How can parents know whether the situation is good or bad? This account isn't really meant to choose any presentational or instructional strategy over another. What parents need to know, in my opinion, is rather simple.
Every lesson should have a few major components, and parents can determine whether things are being done well regardless of the teacher's approach.
First, every lesson should have a clear objective that the instructor should clarify at some point in the lesson. That objective can be introduced at the beginning of the lesson, and the teacher can explain how the students are going to tackle the objective. In the inquiry approach mentioned at the beginning of this piece, the lesson objective may be revealed as late as the last few minutes of class.
Second, every lesson should have an activity that forces the student to employ the skill (practice problems?) or evaluate the information (discussion, lab report, written statement) that is at the center of the day's objective.
Third, every lesson must have a mechanism by which the teacher can monitor student progress and adjust instruction if necessary to provide remediation or enrichment. The translation for the last statement is simple: the teacher should have a way to respond to the discovery that the students haven't learned or have learned very well. If they haven't acquired what they ought, the teacher must have a way to try again. If they have grasped the material well, the teacher needs to have a way to challenge them further.
Unfortunately for parents, the means by which teachers can create lessons that meet these requirements are almost limitless. Gurus have written books that try to provide a manageable spectrum of possibilities, but the variability of clientele and teacher skill make it almost impossible to provide a range of approaches that really, truly covers all the possibilities.
In the case of the teacher mentioned at the beginning of this piece, I hypothesize two possibilities. The teacher is doing a competent to excellent job of using inquiry based learning but the student is not being responsible about asking for help in class, or isn't doing the work necessary to acquire the objective. The other possibility is that the teacher is doing a less than adequate job, and the parents need to find out why their daughter isn't learning the material in class.
I don't like the answer from the teacher, if it's true, that the student must attend a daily or regular tutoring session in order to function in the class. I certainly don't like the teacher saying, even in jest, that s/he doesn't teach. As a parent, I want to know how the teacher is monitoring the student's progress during the lesson. I want to know why, as reported by the teacher on conference night, students are not regularly asking questions during the lesson? If material is challenging and appropriate, students are going to have questions. If they are not comfortable asking questions, for whatever reason, the teacher needs to find out why.

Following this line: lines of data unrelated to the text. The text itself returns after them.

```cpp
template <int DH, bool DROP>
__global__ __launch_bounds__(256) void attn_bwd_small_kernel(AttnArgs a, const float* __restrict__ dO, size_t dobs,
                                                            float* __restrict__ dQ, size_t dqbs, float* __restrict__ dK,
                                                            size_t dkbs, float* __restrict__ dV, size_t dvbs, int overwrite) {
  constexpr int TP = 129;
  __shared__ float qs[DH * TP], ks[DH * TP], vs[DH * TP], gs[DH * TP];
  __shared__ float lse_s[128], del_s[128], pm_s[128], pl_s[128];
  const int T = a.T, h = blockIdx.x, b = blockIdx.y, tid = threadIdx.x;
  const int r = tid & 127, half = tid >> 7;
  const size_t ho = (size_t)h * DH * T;
  const float* qb = a.q + (size_t)b * a.qbs + ho;
  const float* kb = a.k + (size_t)b * a.kbs + ho;
  const float* vb = a.v + (size_t)b * a.vbs + ho;
  const float* gb = dO + (size_t)b * dobs + ho;
  const float* ob = a.o + (size_t)b * a.obs + ho;
  const int len = a.lengths ? (int)a.lengths[b] : T;
  for (int e = tid; e < DH * T; e += 256) {
    const int d = e / T, t = e - d * T;
    qs[d * TP + t] = qb[e] * a.scale;
    ks[d * TP + t] = kb[e];
    vs[d * TP + t] = vb[e];
    gs[d * TP + t] = gb[e];
  }
  __syncthreads();
  const int per = (T + 1) / 2, lo = half * per, hi = min(T, lo + per);
  const bool live = r < T;
  const bool rpad = a.lengths && r >= len;
  float q[DH], g[DH];
#pragma unroll
  for (int d = 0; d < DH; ++d) {
    q[d] = live ? qs[d * TP + r] : 0.f;
    g[d] = live ? gs[d * TP + r] : 0.f;
  }
  {
    float m = -3.0e38f, l = 0.f;
    if (live)
      for (int j = lo; j < hi; ++j) {
        float sv = 0.f;
#pragma unroll
        for (int d = 0; d < DH; ++d) sv = fmaf(q[d], ks[d * TP + j], sv);
        if (a.lengths && (rpad || j >= len)) sv += -1e4f;
        const float mn = fmaxf(m, sv);
        l = l * expf(m - mn) + expf(sv - mn);
        m = mn;
      }
    if (half == 1) {
      pm_s[r] = m;
      pl_s[r] = l;
    } else if (live) {
      float dl = 0.f;
#pragma unroll
      for (int d = 0; d < DH; ++d) dl = fmaf(g[d], ob[(size_t)d * T + r], dl);
      del_s[r] = dl;
// ... 6 lines not shown
    }
    __syncthreads();
  }
  const float inv_keep = DROP ? 1.0f / (1.0f - a.drop_p) : 1.f;
  const unsigned rowbase = (unsigned)(b * a.H + h) * (unsigned)T;
  {
    float acc[DH];
#pragma unroll
    for (int d = 0; d < DH; ++d) acc[d] = 0.f;
    if (live) {
      const float L = lse_s[r], dl = del_s[r];
      for (int j = lo; j < hi; ++j) {
        float sv = 0.f, dp = 0.f;
#pragma unroll
        for (int d = 0; d < DH; ++d) {
          sv = fmaf(q[d], ks[d * TP + j], sv);
          dp = fmaf(g[d], vs[d * TP + j], dp);
        }
        if (a.lengths && (rpad || j >= len)) sv += -1e4f;
        if constexpr (DROP) {
          const unsigned idx = (rowbase + (unsigned)r) * (unsigned)T + (unsigned)j;
          dp = sty_hash_u(a.drop_seed, a.drop_site, idx) >= a.drop_p ? dp * inv_keep : 0.f;
        }
        const float ds = expf(sv - L) * (dp - dl);
#pragma unroll
        for (int d = 0; d < DH; ++d) acc[d] = fmaf(ds, ks[d * TP + j], acc[d]);
      }
    }
#pragma unroll
    for (int d = 0; d < DH; ++d) {
      __syncthreads();
      if (half == 1) pm_s[r] = acc[d];
      __syncthreads();
      if (half == 0 && live) {
        float* dq = dQ + (size_t)b * dqbs + ho;
        const float val = (acc[d] + pm_s[r]) * a.scale;
        dq[(size_t)d * T + r] = (overwrite & 1) ? val : dq[(size_t)d * T + r] + val;
      }
    }
  }
  {
    float kk[DH], vv[DH], ak[DH], av[DH];
#pragma unroll
    for (int d = 0; d < DH; ++d) {
      kk[d] = live ? ks[d * TP + r] : 0.f;
      vv[d] = live ? vs[d * TP + r] : 0.f;
      ak[d] = av[d] = 0.f;
    }
    if (live)
      for (int i = lo; i < hi; ++i) {
        float sv = 0.f, dp = 0.f;
#pragma unroll
        for (int d = 0; d < DH; ++d) {
          sv = fmaf(qs[d * TP + i], kk[d], sv);
          dp = fmaf(gs[d * TP + i], vv[d], dp);
        }
        if (a.lengths && (i >= len || rpad)) sv += -1e4f;
        const float p = expf(sv - lse_s[i]);
        float pm = p;
        if constexpr (DROP) {
          const unsigned idx = (rowbase + (unsigned)i) * (unsigned)T + (unsigned)r;
          const float mf = sty_hash_u(a.drop_seed, a.drop_site, idx) >= a.drop_p ? inv_keep : 0.f;
          pm = p * mf;
          dp *= mf;
        }
        const float ds = p * (dp - del_s[i]);
#pragma unroll
        for (int d = 0; d < DH; ++d) {
          av[d] = fmaf(pm, gs[d * TP + i], av[d]);
          ak[d] = fmaf(ds, qs[d * TP + i], ak[d]);
        }
      }
    float* dk = dK + (size_t)b * dkbs + ho;
    float* dv = dV + (size_t)b * dvbs + ho;
#pragma unroll
    for (int d = 0; d < DH; ++d) {
      __syncthreads();
      if (half == 1) {
        pm_s[r] = ak[d];
        pl_s[r] = av[d];
      }
      __syncthreads();
      if (half == 0 && live) {
        const float vk = ak[d] + pm_s[r], vv_ = av[d] + pl_s[r];
        dk[(size_t)d * T + r] = (overwrite & 2) ? vk : dk[(size_t)d * T + r] + vk;
        dv[(size_t)d * T + r] = (overwrite & 4) ? vv_ : dv[(size_t)d * T + r] + vv_;
      }
    }
  }
}

size_t attention_bwd_ws_floats(int B, int H, int T) { return (size_t)2 * B * H * T; }

bool attention_bwd_mfma_dh(int DH) { return DH == 64 || DH == 96 || DH == 160; }
static bool attn_bwd_mfma_path(const AttnArgs& a, int DH) { return a.lse && attention_bwd_mfma_dh(DH); }
static bool attn_bwd_small_path(const AttnArgs& a, int DH) {
  if (attention16_eligible(a, DH) && a.lse) return false;
  if (attn_bwd_mfma_path(a, DH)) return false;
  return DH == 16 && a.T <= 128;
}
bool attention_bwd_can_overwrite(const AttnArgs& a, int DH) { return attn_bwd_small_path(a, DH); }

int launch_attention_bwd(const AttnArgs& a, const float* dO, float* dQ, float* dK, float* dV, size_t dqbs, size_t dkbs,
                         size_t dvbs, size_t dobs, int B, int DH, float* ws, hipStream_t st, int overwrite) {
  if (overwrite && !attn_bwd_small_path(a, DH)) {
    set_error("attention_bwd: overwrite requested on a path that accumulates");
    return STY_EINVAL;
  }
  if (attention16_eligible(a, DH) && a.lse)
    return launch_attention16_bwd(a, dO, dQ, dK, dV, dqbs, dkbs, dvbs, dobs, B, ws, st);
  float* lse = ws;
  float* delta = ws + (size_t)B * a.H * a.T;
  if (attn_bwd_mfma_path(a, DH)) {
    hipLaunchKernelGGL(attn_delta_kernel, dim3(cdiv(a.T, 256), a.H, B), dim3(256), 0, st, a.o, a.obs, dO, dobs, a.H, DH,
                       a.T, delta);
    dim3 g2(cdiv(a.T, 128), a.H, B);
#define STY_ABWD_MFMA(DHV, DR)                                                                                                      \
  hipLaunchKernelGGL((attn_bwd_kv_mfma_kernel<DHV, DR>), g2, dim3(256), 0, st, a, dO, dobs, a.lse, delta, dK, dkbs, dV, dvbs);       \
  hipLaunchKernelGGL((attn_bwd_q_mfma_kernel<DHV, DR>), g2, dim3(256), 0, st, a, dO, dobs, a.lse, delta, dQ, dqbs)
    const bool dr = a.drop_p > 0.f;
    if (DH == 64 && !dr) {
      STY_ABWD_MFMA(64, false);
    } else if (DH == 64) {
      STY_ABWD_MFMA(64, true);
    } else if (DH == 96 && !dr) {
      STY_ABWD_MFMA(96, false);
    } else if (DH == 96) {
      STY_ABWD_MFMA(96, true);
    } else if (!dr) {
      STY_ABWD_MFMA(160, false);
    } else {
      STY_ABWD_MFMA(160, true);
    }
#undef STY_ABWD_MFMA
    STY_LAUNCH_CHECK();
    return STY_OK;
  }
  const bool drop = a.drop_p > 0.f;
  if (attn_bwd_small_path(a, DH)) {
    if (drop)
      hipLaunchKernelGGL((attn_bwd_small_kernel<16, true>), dim3(a.H, B), dim3(256), 0, st, a, dO, dobs, dQ, dqbs, dK, dkbs, dV,
                         dvbs, overwrite);
    else
      hipLaunchKernelGGL((attn_bwd_small_kernel<16, false>), dim3(a.H, B), dim3(256), 0, st, a, dO, dobs, dQ, dqbs, dK, dkbs,
                         dV, dvbs, overwrite);
    STY_LAUNCH_CHECK();
    return STY_OK;
  }
  if (DH != 16) {
    set_error("attention_bwd: head dim %d%s not built", DH, drop ? " with dropout" : "");
    return STY_EINVAL;
  }
  dim3 grid(cdiv(a.T, 64), a.H, B);
#define STY_ABWD(DR)                                                                                                         \
  hipLaunchKernelGGL(attn_bwd_a_kernel<16>, grid, dim3(64), 0, st, a, dO, dobs, lse, delta);                                 \
  hipLaunchKernelGGL((attn_bwd_b_kernel<16, DR>), grid, dim3(256), 2 * 16 * 65 * sizeof(float), st, a, dO, dobs, lse, delta, \
                     dK, dkbs, dV, dvbs);                                                                                    \
  hipLaunchKernelGGL((attn_bwd_c_kernel<16, DR>), grid, dim3(64), 0, st, a, dO, dobs, lse, delta, dQ, dqbs)
  if (drop) {
    STY_ABWD(true);
  } else {
    STY_ABWD(false);
  }
#undef STY_ABWD
  STY_LAUNCH_CHECK();
  return STY_OK;
}

}
```

### stylish_tts_amd/csrc/bwd.hip

```cpp
#include "sty_common.h"

namespace sty {

__device__ __forceinline__ double wave_sum(double v) {
  for (int o = 32; o > 0; o >>= 1) v += __shfl_xor(v, o);
  return v;
}

template <int N>
__device__ __forceinline__ void block_sum(double (&v)[N], double (*red)[4]) {
  const int lane = threadIdx.x & 63, wave = threadIdx.x >> 6;
#pragma unroll
  for (int i = 0; i < N; ++i) {
    v[i] = wave_sum(v[i]);
    if (lane == 0) red[i][wave] = v[i];
  }
  __syncthreads();
  if (threadIdx.x == 0) {
#pragma unroll
    for (int i = 0; i < N; ++i) v[i] = red[i][0] + red[i][1] + red[i][2] + red[i][3];
  }
}

__global__ __launch_bounds__(256) void pro_bwd_kernel(int mode_, const float* __restrict__ u, int Cu, int cu0,
// ... 305 lines not shown
                                                          float eps, float* __restrict__ mean, float* __restrict__ rstd) {
  const int i = blockIdx.x * 4 + (threadIdx.x >> 6), lane = threadIdx.x & 63;
  if (i >= rows) return;
  double sum = 0.0, sq = 0.0;
  for (int k = lane; k < nseg; k += 64) {
    sum += part[((size_t)i * nseg + k) * 2];
    sq += part[((size_t)i * nseg + k) * 2 + 1];
  }
  for (int o = 32; o > 0; o >>= 1) {
    sum += __shfl_xor(sum, o);
    sq += __shfl_xor(sq, o);
  }
  if (lane) return;
  const double m = sum / T;
  double var = sq / T - m * m;
  if (var < 0.0) var = 0.0;
  mean[i] = (float)m;
  rstd[i] = (float)(1.0 / sqrt(var + (double)eps));
}
int launch_adain_stats(const double* part, int nseg, int rows, int T, float eps, float* mean, float* rstd,
                       hipStream_t st) {
  hipLaunchKernelGGL(adain_stats_kernel, dim3(cdiv(rows, 4)), dim3(256), 0, st, part, nseg, rows, T, eps, mean, rstd);
  STY_LAUNCH_CHECK();
  return STY_OK;
}
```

The parents with whom I was talking need to be certain that their respective children are doing what they are supposed to be doing in the class. If the children are being responsible, and are still not learning, the parents need to urge school leaders to facilitate the necessary adjustments. Learning needs to take place every day, and teachers should have a good idea of individual student progress at all times. Of course, some students are going to learn at a faster pace than others, but none of the students who aren't learning at an appropriate pace should be allowed to coast on through.